The ache in your belly.
The lump in your throat.
The feeling that there’s more to say—without words.
That’s where I come in.
Together, we work in the body, not around it.
We begin where you are.
We breathe.
We feel.
We get curious.
Not to re-traumatize. Not to fix.
But to make contact.
To build capacity.
To liberate the emotional charge that’s still living inside your story.
I don’t offer formulas.
I offer presence.
I offer reverent, trauma-informed space to unfold each tender layer.
And I walk with you—not ahead of you—because I’ve been where the shadow obscures the light, too.
My work draws from somatic movement, breathwork, nervous system re-education, earth-based ritual, and deeply intuitive listening.
It is soul work. It is body work. It is remembering work.
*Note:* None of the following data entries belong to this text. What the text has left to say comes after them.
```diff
@@ -200,8 +209,13 @@
 #pragma unroll
       for (int k = 0; k < 4; ++k) v[k] = v[k] > 0.f ? v[k] : 0.f;
       if (a.drop_thresh) {
-        const int gy = S.y0 + pix / HPW - 1, gx = S.x0p + pix % HPW - 1;
-        const unsigned long long e0 = (((unsigned long long)S.b * a.H + gy) * a.W + gx) * a.C0 + c0 + 4 * aq;
+        unsigned long long e0;
+        if constexpr (LEAN) {
+          e0 = (unsigned long long)S.b * a.H * a.W * a.C0 + ((aoffs0[it * THREADS + tid] + S.t0) >> 2) + c0;
+        } else {
+          const int gy = S.y0 + pix / HPW - 1, gx = S.x0p + pix % HPW - 1;
+          e0 = (((unsigned long long)S.b * a.H + gy) * a.W + gx) * a.C0 + c0 + 4 * aq;
+        }
 #pragma unroll
         for (int k = 0; k < 4; ++k) v[k] = mfpa_keep(a.drop_seed, a.drop_thresh, e0 + k) ? v[k] * a.drop_scale : 0.f;
       }
@@ -663,7 +677,8 @@
   for (;;) {
     const int tile_n = tile + (int)gridDim.x;
     const bool has_next = PERSIST && tile_n < ntiles;
-    const Tile N = PERSIST ? make_tile(has_next ? tile_n : tile) : S;
+    Tile N = S;
+    if constexpr (PERSIST && !LEAN) N = make_tile(has_next ? tile_n : tile);
     if constexpr (ROWS) {
       using D0 = std::integral_constant<int, 0>;
       using D1 = std::integral_constant<int, 1>;
@@ -672,7 +687,10 @@
         period(D0{}, S0{}, chunk);
         period(D1{}, S1{}, chunk);
         period(D2{}, S0{}, chunk);
-        if (PERSIST && chunk + 2 >= nchunks) S = N;
+        if (PERSIST && chunk + 2 >= nchunks) {
+          if constexpr (LEAN) S = make_tile(has_next ? tile_n : tile);
+          else S = N;
+        }
         period(D0{}, S1{}, chunk + 1);
         period(D1{}, S0{}, chunk + 1);
         period(D2{}, S1{}, chunk + 1);
@@ -688,6 +706,10 @@
         if (PERSIST && chunk + 1 >= nchunks) S = N;
         each_index<TAPS>(tap_body, chunk);
       }
+    }
+    if constexpr (LEAN) {
+      const int el = lane_now();
+      p = el & 15; g = el >> 4; wm = wave_s % WMW;
     }
     epilogue();
     if (!has_next) break;
```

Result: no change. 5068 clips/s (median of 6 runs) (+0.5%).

This isn’t about being “healed.”
It’s about being whole.
A Note for Grievers
If you are grieving right now—
Please know that you are not broken.
You are being remade.
Grief is not an apology or a pathology.
It’s not a problem to be solved.
It is love, stretched out across time and space.
It is proof that something mattered.
Your grief deserves reverence.
It deserves space.
It deserves breath.
And your body?
It is the sanctuary where that grief can move.
Where it can speak.
Where it can soften.
Where it can rest.
You don’t have to carry it alone.
An Invitation
If this speaks to you,
If something in your chest just softened,
If your breath got a little deeper—
Then this is your invitation.
Let us walk this sacred path together.
Come as you are—grieving, searching, unraveling, remembering.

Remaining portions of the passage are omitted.